Check out the original One-liner Wednesday.
Have you ever realized that moment when everything was fine and then it suddenly wasn’t.
And then you spent an hour calming youself down and then you were okay, you were cool, chill and all that.
And then Mom called and let you know that the trumpet that needs to be taken to the fix-it shop wasn’t just Great Granny’s trumpet but either Great Great Grampa’s or Great Great Great Grampa’s trumpet.
“And that’s when you realized you were turning into Dad, wasn’t it?” my brother asked us today.
Yes. The answer was yes.
The trumpet’s okay, but only someone who knows what she’s doing is allowed to touch that antique now and we’re all very greatful that our younger sister has a newer-ish trumpet that she’s willing to let our nephew borrow for band. (And also that it’s mouthpiece doesn’t jam every single time you put it in the lead pipe.)
There are times when you realize that you have a hyena for a niece and you can’t even say anything about it, because you know that you were worse as a child. Much, much worse.
So much worse.
You have no idea.
So we’ve been having skunk problems. Every night they try to get our chickens or ducks or rabbits. So our dogs (mostly Vincent) keep guard all. Night. Long.

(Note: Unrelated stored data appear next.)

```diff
diff --git a/gem_amd/csrc/gem_frame_pair.hpp b/gem_amd/csrc/gem_frame_pair.hpp
--- /dev/null
+++ b/gem_amd/csrc/gem_frame_pair.hpp
@@ -0,0 +1,60 @@
+#pragma once
+
+#include "gem_frame_lean.hpp"
+
+namespace gem {
+
+struct FramePairState { int streak = 0; int deferred = 0; bool held = false; };
+
+enum FrameEvent {
+    kFramePairable = 0,
+    kFrameSingle   = 1,
+    kFrameFlush    = 2,
+};
+
+struct FramePairPlan {
+    int  n = 0;
+    struct Launch { int fuse, bin; } launch[3] = {};
+    bool hold = false;
+    bool held_flushed = false;
+    int  pairs = 0;
+};
+
+constexpr int kFramePairStreak = 2;
+
+inline FramePairPlan frame_pair_step(FramePairState& s, FrameEvent e)
+{
+    FramePairPlan p{};
+    auto launch = [&](int fuse, int bin) {
+        p.launch[p.n].fuse = fuse; p.launch[p.n].bin = bin; ++p.n;
+        if (fuse == 2 || bin == 2) ++p.pairs;
+        s.deferred = bin; s.held = false;
+    };
+    auto flush = [&]() {
+        if (s.held) { launch(s.deferred, 1); p.held_flushed = true; }
+        if (s.deferred) launch(s.deferred, 0);
+        s.streak = 0;
+    };
+    if (e == kFrameFlush) { flush(); return p; }
+    if (e == kFrameSingle) {
+        if (s.held || s.deferred == 2) flush();
+        s.streak = 0;
+        launch(s.deferred, 1);
+        return p;
+    }
+    if (s.held) { launch(s.deferred, 2); ++s.streak; return p; }
+    if (s.streak >= kFramePairStreak) { s.held = true; p.hold = true; ++s.streak; return p; }
+    launch(s.deferred, 1);
+    ++s.streak;
+    return p;
+}
+
+struct FramePairArgs {
+    int nf;
+    int nbin[2];
+    int pad_;
+    FrameLeanArgs s[2];
+};
+static_assert(sizeof(FramePairArgs) <= 16 + 2 * 352, "the pair kernel's arguments: a head and two lean blocks");
+
+}
diff --git a/gem_amd/csrc/gem_kernels.hpp b/gem_amd/csrc/gem_kernels.hpp
--- a/gem_amd/csrc/gem_kernels.hpp
+++ b/gem_amd/csrc/gem_kernels.hpp
@@ -211,6 +211,7 @@
 hipError_t launch_fuse(hipStream_t st, const FuseArgs& a, int ts, int attr, int variant, LaunchEvents ev);
 hipError_t launch_frame(hipStream_t st, const FuseArgs& fuse_prev, const BinArgs& bin_this, int attr, bool lean, LaunchEvents ev);
 hipError_t launch_frame_lean(hipStream_t st, const FuseArgs& fuse_prev, const BinArgs& bin_this, int attr, unsigned blocks, LaunchEvents ev);
+hipError_t launch_frame_pair(hipStream_t st, const FuseArgs* const* fuse, int nfuse, const BinArgs* const* bin, int nbin, LaunchEvents ev);
 size_t     fuse_lds_bytes(int ts, int variant, int attr);
 hipError_t launch_init(hipStream_t st, const LayerPtrs& m, int cells, int clear_lowest);
 hipError_t launch_unpack_aos(hipStream_t st, const void* src, int n, int step, int ox, int oy, int oz, int oi, int orgb, float4* xyzi, uint32_t* rgb);
```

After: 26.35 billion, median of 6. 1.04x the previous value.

We wake up in the morning and the dogs are exhausted and sleep most of the day away. They’ve earned it without a shadow of a doubt because we can certainly smell how much they’ve been working. Even if they aren’t sprayed, the backyard is definitely smelly from the skunks they’ve chased off.

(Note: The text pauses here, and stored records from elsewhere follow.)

int64_t kmws_arena_place(uint8_t* arena, uint64_t arena_bytes, uint64_t span, uint64_t step, void* stream,
                         float* frac_out, uint32_t max_out)
{
    constexpr uint64_t kFrame = 65536;
    if (!arena || span == 0 || span > arena_bytes || step == 0 || (step & 15u) ||
        (reinterpret_cast<uintptr_t>(arena) & 15u) || span / kFrame > 0xFFFFFFFFull)
        return KMWS_ERR_INVALID_PARAM;
    hipStream_t s = static_cast<hipStream_t>(stream);
    const uint32_t n = (uint32_t)((span + kFrame - 1) / kFrame);
    const size_t ws_bytes = kmws_unmask_workspace_size(span);
    kmws_desc* d = nullptr;
    void* ws = nullptr;
    hipEvent_t e0 = nullptr, e1 = nullptr;
    int64_t result = KMWS_ERR_FAILED;
    if (hipMalloc(reinterpret_cast<void**>(&d), (size_t)n * sizeof(kmws_desc)) != hipSuccess ||
        hipMalloc(&ws, ws_bytes) != hipSuccess || hipEventCreate(&e0) != hipSuccess ||
        hipEventCreate(&e1) != hipSuccess) {
        (void)hipGetLastError();
    } else {
        hipLaunchKernelGGL(uniform_descs_kernel, dim3((n + kBlock - 1) / kBlock), dim3(kBlock), 0, s, d, n, kFrame,
                           (uint32_t)kFrame, 0x706c6163ull);
        const uint32_t last_len = (uint32_t)(span - (uint64_t)(n - 1) * kFrame);
        kmws_status st = hip_status(hipMemcpyAsync(&d[n - 1].len, &last_len, sizeof(last_len),
                                                   hipMemcpyHostToDevice, s));
        if (st == KMWS_OK) st = hip_status(hipStreamSynchronize(s));
        float best = 1e30f;
        uint64_t pick = 0;
        uint32_t k = 0;
        for (uint64_t off = 0; st == KMWS_OK && off + span <= arena_bytes; off += step, ++k) {
            float t = 1e30f;
            for (int rep = 0; rep < 4 && st == KMWS_OK; ++rep) {
                st = launch_plan(span, d, n, ws, ws_bytes, s);
                if (st == KMWS_OK) st = hip_status(hipEventRecord(e0, s));
                const uint32_t g = (rep & 1 ? KMWS_SCHED_SPLIT8 : KMWS_SCHED_SPLIT4) | kSchedNT;
                for (int i = 0; i < 2 && st == KMWS_OK; ++i)
                    st = launch_apply(g, arena + off, span, d, n, ws, ws_bytes, s);
                if (st == KMWS_OK) st = hip_status(hipEventRecord(e1, s));
                if (st == KMWS_OK) st = hip_status(hipEventSynchronize(e1));
                float ms = 0;
                if (st == KMWS_OK && hipEventElapsedTime(&ms, e0, e1) == hipSuccess && ms < t) t = ms;
            }
            if (st != KMWS_OK) break;
            if (frac_out && k < max_out) frac_out[k] = (float)(2.0 * (2.0 * span + 16.0 * n) / (t * 1e-3) / 8e12);
            if (t < best) {
                best = t;
                pick = off;
            }
        }
        uint32_t status = 0;
        if (st == KMWS_OK) st = hip_status(hipMemcpy(&status, ws, sizeof(status), hipMemcpyDeviceToHost));
        result = st != KMWS_OK ? (int64_t)st : (status != 0 ? (int64_t)KMWS_ERR_FAILED : (int64_t)pick);
    }
    if (e0) (void)hipEventDestroy(e0);
    if (e1) (void)hipEventDestroy(e1);
    if (ws) (void)hipFree(ws);
    if (d) (void)hipFree(d);
    return result;
}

(I’m so glad, now, that Vincent is so good at dodging things, because we don’t have enough tomato juice to bathe him in.)
We’re trying to get another dog, because Vincent might be young and spry and energetic (and super protective of ‘his’ animals), but Sissy is getting up there in years and there’s no way she’s going to be able to help Vincent out with guard duty once the temperature drops like lead in water. I have no idea how she’s keeping up with him now.
Seriously, though, Vincent does a head check on the rabbits every morning whenever we open up the rabbit garage (there are no vehicles or machinery housed in the rabbit garage, just rabbits and animal feed). He walks through and touches noses with all of our long-time residents and even some of our short-time residents, then he turns and walks out with me as soon as I’m done filling up their water bottles/bowls.
He takes his duties very seriously and won’t let us go to bed until we’ve made sure to let him outside to start guard duty, even if he was napping when we were getting ready for bed in the first place.
Now if only we could find a way to stop the skunks from coming over in the first place so that our backyard would stop smelling skunky in the morning.
Every now and then I just stop and stare at people or animals on the farm. My sister’s kids, my sister, the goats and rabbits and the dogs and cats.
To make sure they’re still breathing.
This is something that I’ve been doing all my life and I don’t think it’s something that I’m ever going to stop doing.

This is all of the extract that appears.